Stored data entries
▽

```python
def zeros_like_small(t):
    return zeros_small(tuple(t.shape), t.dtype, t.device)


_SEQ = [0]
_STATS_OFFER = [None]
_BN_FUSED_STATS = [os.environ.get("SG_BN_FUSED_STATS", "1") != "0"]
_CBN_MERGED = [os.environ.get("SG_CBN_MERGED", "1") != "0"]


def _tick():
    _SEQ[0] += 1


def _offer_stats(out, st, rows, C):
    _STATS_OFFER[0] = (_SEQ[0], out.data_ptr(), tuple(out.shape), st, rows, C, out._version)


def _take_stats(x):
    ent, _STATS_OFFER[0] = _STATS_OFFER[0], None
    if ent is None or ent[0] != _SEQ[0] - 1 or ent[1] != x.data_ptr() or ent[2] != tuple(x.shape) or ent[5] != x.shape[3] or ent[6] != x._version:
        return None
    return ent[3], ent[4]


class f32_mode:
    MODES = {"exact": 0, "bf16x3": 3, "bf16x6": 6}

    def __init__(self, mode):
        if mode not in self.MODES:
            raise ValueError(f"f32_mode: {mode!r} (one of {sorted(self.MODES)})")
        self.mode = self.MODES[mode]

    def __enter__(self):
        self.saved = L.lib().sg_get_f32_mode()
        L.call("sg_set_f32_mode", self.mode)
        return self

    def __exit__(self, *exc):
        L.call("sg_set_f32_mode", self.saved)
        return False


def conv2d_raw(x, w_ptr, Cin, Cout, R, S, stride=1, pad_h=0, pad_w=0, pix_flags=0, epi_flags=0, bias=None, res=None, mask=None,
               alpha=1.0, beta=1.0, alpha_ptr=None, out=None, ldx=None, transposed_out_hw=None, out_coff=0, x_coff=0, desc=None):
    N, Hs, Ws = x.shape[0], x.shape[1], x.shape[2]
    ldx = x.shape[3] if ldx is None else ldx
    up = 2 if (pix_flags & L.PIX_UPSAMPLE) else 1
    Hin, Win = Hs * up, Ws * up
    if pix_flags & L.PIX_TRANSPOSED:
        Ho, Wo = transposed_out_hw
    else:
        Ho = (Hin + 2 * pad_h - R) // stride + 1
        Wo = (Win + 2 * pad_w - S) // stride + 1
    pool = bool(epi_flags & L.EPI_POOL)
    Hy, Wy = (Ho // 2, Wo // 2) if pool else (Ho, Wo)
    if out is None:
        odt = torch.float32 if (epi_flags & L.EPI_OUT_F32) else x.dtype
        out = torch.empty((N, Hy, Wy, Cout), dtype=odt, device=x.device)
    d = desc if desc is not None else L.ConvFwdDesc()
    d.dtype = L.dt(x)
    d.N, d.Hs, d.Ws, d.C, d.ldx = N, Hs, Ws, Cin, ldx
    d.Ho, d.Wo, d.Cout = Ho, Wo, Cout
    d.R, d.S, d.stride, d.pad_h, d.pad_w = R, S, stride, pad_h, pad_w
    d.pix_flags, d.epi_flags = pix_flags, epi_flags
    d.alpha, d.beta = alpha, beta
    d.x, d.w = L.ptr(x) + x_coff * x.element_size(), w_ptr
    d.bias = L.ptr(bias)
    d.res = L.ptr(res)
    d.mask = L.ptr(mask)
    d.out = L.ptr(out) + out_coff * out.element_size()
    d.alpha_ptr = L.ptr(alpha_ptr)
    d.ldo = out.shape[-1]
    d.ldr = res.shape[-1] if res is not None else 0
    d.ldm = mask.shape[-1] if mask is not None else 0
    if desc is not None:
        return out
    L.call("sg_conv2d_fwd", d, L.stream())
    return out


def conv2d_skip_raw(x, w_ptr, Cin, Cout, x2, w2_ptr, C2, x2_up=False, pix_flags=0, epi_flags=0, bias=None, bias2=None, alpha=1.0, dry=False, stats=False):
    sk = L.ConvSkipDesc()
    out = conv2d_raw(x, w_ptr, Cin, Cout, 3, 3, 1, 1, 1, pix_flags, epi_flags, bias=bias, alpha=alpha, desc=sk.main)
    sk.x2, sk.w2, sk.bias2 = L.ptr(x2), w2_ptr, L.ptr(bias2)
    sk.C2, sk.ldx2, sk.x2_up = C2, x2.shape[3], 1 if x2_up else 0
    if L.lib().sg_conv2d_fwd_skip_ok(L.C.byref(sk)) != 1:
        return None
    if dry:
        return out
    if stats and not (epi_flags & L.EPI_POOL):
        rows = L.lib().sg_conv2d_fwd_skip_stat_rows(L.C.byref(sk))
        st = torch.empty((rows, Cout, 2), dtype=torch.float32, device=x.device)
        sk.stats = st.data_ptr()
        L.call("sg_conv2d_fwd_skip", sk, L.stream())
        _offer_stats(out, st, rows, Cout)
        return out
    L.call("sg_conv2d_fwd_skip", sk, L.stream())
    return out


def conv2d_wgrad_raw(x, dy, dw_ptr, Cin, Cout, R, S, Ho, Wo, stride=1, pad_h=0, pad_w=0, x_flags=0, g_flags=0, alpha=1.0,
                     alpha_ptr=None, splits=0, no_tr=0, ldg=None, dy_coff=0, dbias=None):
    d = L.ConvWgradDesc()
    d.dtype = L.dt(x)
    d.N = x.shape[0]
    d.xHs, d.xWs, d.C, d.ldx, d.x_flags = x.shape[1], x.shape[2], Cin, x.shape[3], x_flags
    d.gHs, d.gWs, d.Cout, d.ldg, d.g_flags = dy.shape[1], dy.shape[2], Cout, (dy.shape[3] if ldg is None else ldg), g_flags
    d.Ho, d.Wo = Ho, Wo
    d.R, d.S, d.stride, d.pad_h, d.pad_w = R, S, stride, pad_h, pad_w
    d.alpha = alpha
    d.x, d.dy, d.dw = L.ptr(x), L.ptr(dy) + dy_coff * dy.element_size(), dw_ptr
    d.alpha_ptr = L.ptr(alpha_ptr)
    d.splits, d.no_tr = splits, no_tr
    fused = False
    if dbias is not None:
        d.dbias = L.ptr(dbias)
        fused = L.lib().sg_conv2d_wgrad_fuses_bias(L.C.byref(d)) == 1
        if not fused:
            d.dbias = None
    sp, wf = L.C.c_int(0), L.C.c_longlong(0)
    L.call("sg_conv2d_wgrad_plan", d, L.C.byref(sp), L.C.byref(wf))
    work = None
    if wf.value > 0:
        work = torch.empty(wf.value, dtype=torch.float32, device=x.device)
        d.splits, d.work, d.work_floats = sp.value, work.data_ptr(), wf.value
    L.call("sg_conv2d_wgrad", d, L.stream())
    return fused


def quad_pack_raw(src_ptr, dst, mode, M, Cs):
    L.call("sg_quad_pack", L.dt(dst), mode, src_ptr, L.ptr(dst), M, Cs, L.stream())
    return dst


def conv2d_q_raw(x, wq_ptr, form, Cin, Cout, pix_flags=0, epi_flags=0, bias=None, res=None, mask=None, alpha=1.0, beta=1.0, dry=False,
                 x2=None, w2q_ptr=None, bias2=None, stats=False, x2_norelu=False):
    N = x.shape[0]
    if form == L.Q_POOL:
        if x.shape[1] % 2 or x.shape[2] % 2:
            return None
        Hl, Wl = x.shape[1] // 2, x.shape[2] // 2
        oshape = (N, Hl, Wl, Cout)
    else:
        Hl, Wl = x.shape[1], x.shape[2]
        oshape = (N, 2 * Hl, 2 * Wl, Cout)
    if x.dtype != torch.bfloat16:
        return None
    d = L.ConvQDesc()
    d.dtype, d.form = L.dt(x), form
    d.N, d.Hl, d.Wl, d.C, d.ldx, d.Cout = N, Hl, Wl, Cin, x.shape[3], Cout
    d.pix_flags, d.epi_flags, d.alpha, d.beta = pix_flags, epi_flags, alpha, beta
    out = torch.empty(oshape, dtype=x.dtype, device=x.device)
    d.x, d.wq, d.bias, d.res, d.mask, d.out = L.ptr(x), wq_ptr, L.ptr(bias), L.ptr(res), L.ptr(mask), L.ptr(out)
    d.ldo = Cout
    d.ldr = res.shape[-1] if res is not None else 0
    d.ldm = mask.shape[-1] if mask is not None else 0
    if x2 is not None:
        d.x2, d.w2q, d.bias2, d.C2, d.ldx2 = L.ptr(x2), w2q_ptr, L.ptr(bias2), x2.shape[3], x2.shape[3]
        d.x2_norelu = 1 if x2_norelu else 0
    if L.lib().sg_conv2d_q_ok(L.C.byref(d)) != 1:
        return None
    if not dry:
        st = None
        if stats:
            rows = L.lib().sg_conv2d_q_stat_rows(L.C.byref(d))
            st = torch.empty((rows, Cout, 2), dtype=torch.float32, device=x.device)
            d.stats = st.data_ptr()
        L.call("sg_conv2d_q", d, L.stream())
        if st is not None:
            _offer_stats(out, st, rows, Cout)
    return out


def conv2d_q_wgrad_raw(x, dy, dw_ptr, form, Cin, Cout, x_flags=0, alpha=1.0, dbias=None, splits=0):
    if x.dtype != torch.bfloat16:
        return False
    d = L.ConvQWgradDesc()
    d.dtype, d.form = L.dt(x), form
    lo = dy if form == L.Q_POOL else x
    d.N, d.Hl, d.Wl = lo.shape[0], lo.shape[1], lo.shape[2]
    d.C, d.ldx, d.x_flags, d.Cout, d.ldg = Cin, x.shape[3], x_flags, Cout, dy.shape[3]
    d.alpha = alpha
    d.x, d.dy, d.dw, d.dbias = L.ptr(x), L.ptr(dy), dw_ptr, L.ptr(dbias)
    d.splits = splits
    sp, wf = L.C.c_int(0), L.C.c_longlong(0)
    L.call("sg_conv2d_q_wgrad_plan", d, L.C.byref(sp), L.C.byref(wf))
    if sp.value == 0:
        return False
    work = torch.empty(wf.value, dtype=torch.float32, device=x.device)
    d.work, d.work_floats, d.splits = work.data_ptr(), wf.value, sp.value
    L.call("sg_conv2d_q_wgrad", d, L.stream())
    return True


def gemm_raw(dtype, p, p_form, ldp, q, q_form, ldq, out, ldo, I, J, K, batch=1, p_bs=0, q_bs=0, out_bs=0, bias=None, res=None,
             res_bs=0, ldr=0, beta=1.0, alpha=1.0, alpha_ptr=None, epi_flags=0, splits=1, no_tr=0):
    d = L.GemmDesc()
    d.dtype, d.p_form, d.q_form = dtype, p_form, q_form
    d.I, d.J, d.K, d.batch = I, J, K, batch
    d.p = p if isinstance(p, int) else L.ptr(p)
    d.q = q if isinstance(q, int) else L.ptr(q)
    d.out = out if isinstance(out, int) else L.ptr(out)
    d.p_bstride, d.ldp, d.q_bstride, d.ldq, d.out_bstride, d.ldo = p_bs, ldp, q_bs, ldq, out_bs, ldo
    d.bias = bias if (bias is None or isinstance(bias, int)) else L.ptr(bias)
    d.res = res if (res is None or isinstance(res, int)) else L.ptr(res)
    d.res_bstride, d.ldr, d.beta = res_bs, ldr, beta
    d.alpha = alpha
    d.alpha_ptr = L.ptr(alpha_ptr)
    d.epi_flags, d.splits, d.no_tr = epi_flags, splits, no_tr
    L.call("sg_gemm", d, L.stream())


_DGRAD_SPLITK = [os.environ.get("SG_DGRAD_SPLITK", "1") != "0"]


def gemm_dgrad_rows(w_ptr, dy, dx, B, K, O):
    S = 1
    tiles = ((K + 127) // 128) * ((B + 127) // 128)
    if _DGRAD_SPLITK[0] and tiles < 64:
        while S < 32 and tiles * S < 256 and O % (2 * S) == 0 and O // (2 * S) >= 96:
            S *= 2
    if S == 1:
        gemm_raw(L.F32, w_ptr, 1, K, dy, 0, dy.shape[1] if torch.is_tensor(dy) else O, dx, K, K, B, O)
        return dx
    ldq = dy.shape[1]
    ws = torch.empty((S, B, K), dtype=torch.float32, device=dx.device)
    gemm_raw(L.F32, w_ptr, 1, K, dy, 0, ldq, ws, K, K, B, O // S, batch=S, p_bs=(O // S) * K, q_bs=O // S, out_bs=B * K)
    torch.sum(ws, dim=0, out=dx)
    return dx


__all__ = ['L', 'zeros_small', 'zeros_like_small', '_BN_FUSED_STATS', '_CBN_MERGED', '_DGRAD_SPLITK', '_SEQ', '_STATS_OFFER', '_c', '_comm', '_first_order_only', '_offer_stats', '_param_grad_wanted', '_take_stats', '_tick', 'conv2d_q_raw', 'conv2d_q_wgrad_raw', 'conv2d_raw', 'conv2d_skip_raw', 'conv2d_wgrad_raw', 'dist', 'ensure_grad', 'f32_mode', 'gemm_dgrad_rows', 'gemm_raw', 'os', 'quad_pack_raw', 'torch']
```

### pytorch-studiogan_amd/functional/conv.py

```python
import ctypes

from ._base import *

class ConvCfg:
    __slots__ = ("R", "S", "stride", "pad_h", "pad_w", "in_relu", "in_upsample", "out_pool", "stats")

    def __init__(self, R, S, stride=1, pad_h=0, pad_w=0, in_relu=False, in_upsample=False, out_pool=False, stats=False):
        self.R, self.S, self.stride, self.pad_h, self.pad_w = R, S, stride, pad_h, pad_w
        self.in_relu, self.in_upsample, self.out_pool = in_relu, in_upsample, out_pool
        self.stats = stats

    def out_hw(self, Hs, Ws):
        up = 2 if self.in_upsample else 1
        return (Hs * up + 2 * self.pad_h - self.R) // self.stride + 1, (Ws * up + 2 * self.pad_w - self.S) // self.stride + 1

    def pix_flags(self):
        return (L.PIX_RELU if self.in_relu else 0) | (L.PIX_UPSAMPLE if self.in_upsample else 0)

    def epi_flags(self):
        return L.EPI_POOL if self.out_pool else 0

    @property
    def scale(self):
        return 0.25 if self.out_pool else 1.0


class GradLink:
    __slots__ = ("dx", "chain", "pending")

    def __init__(self, chain=False):
        self.dx = None
        self.chain = chain
        self.pending = 0

    def take(self):
        t, self.dx = self.dx, None
        return t


_GRAD_LINK = [os.environ.get("SG_GRAD_LINK", "1") != "0"]


_QUAD = [os.environ.get("SG_QUAD", "1") != "0"]


def _quad_form(rt, cfg, x):
    if not _QUAD[0] or x.dtype != torch.bfloat16 or cfg.R != 3 or cfg.S != 3 or cfg.stride != 1 or cfg.pad_h != 1 or cfg.pad_w != 1:
        return None
    if cfg.out_pool == cfg.in_upsample or rt.trans or rt.RS != 9:
        return None
    if rt.cin_pad % 32 or (rt.rows_pad % 64 and rt.rows_pad % 96):
        return None
    return L.Q_POOL if cfg.out_pool else L.Q_UP


def _conv_fwd(x, rt, slot, cfg, bias, res=None, stats=False):
    bank = rt.bank()
    Cin = x.shape[3]
    form = _quad_form(rt, cfg, x)
    if form is not None:
        y = conv2d_q_raw(x, bank.w_quad(slot, rt, form), form, Cin, rt.rows_pad, L.PIX_RELU if cfg.in_relu else 0, 0, bias=bias, res=res,
                         stats=stats and _BN_FUSED_STATS[0] and rt.rows_pad == rt.rows)
        if y is not None:
            return y
    return conv2d_raw(x, bank.w_fwd(slot, rt), Cin, rt.rows_pad, cfg.R, cfg.S, cfg.stride, cfg.pad_h, cfg.pad_w, cfg.pix_flags(), cfg.epi_flags(),
                      bias=bias, res=res, alpha=cfg.scale)


def _conv_wgrad(x, dy, rt, slot, cfg, dbias=None):
    bank = rt.bank()
    N, Hs, Ws, Cin = x.shape
    form = _quad_form(rt, cfg, x)
    if form is not None and conv2d_q_wgrad_raw(x, dy, bank.dwt(slot, rt), form, Cin, rt.rows_pad, L.PIX_RELU if cfg.in_relu else 0, dbias=dbias):
        return dbias is not None
    Ho, Wo = cfg.out_hw(Hs, Ws)
    return conv2d_wgrad_raw(x, dy, bank.dwt(slot, rt), Cin, rt.rows_pad, cfg.R, cfg.S, Ho, Wo, cfg.stride, cfg.pad_h, cfg.pad_w, cfg.pix_flags(),
                            L.PIX_UPSAMPLE if cfg.out_pool else 0, alpha=cfg.scale, dbias=dbias)
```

△

Exercise aim: Find, please, how many lines in the data include the word "beta", and put down that number only.

Your solution: 6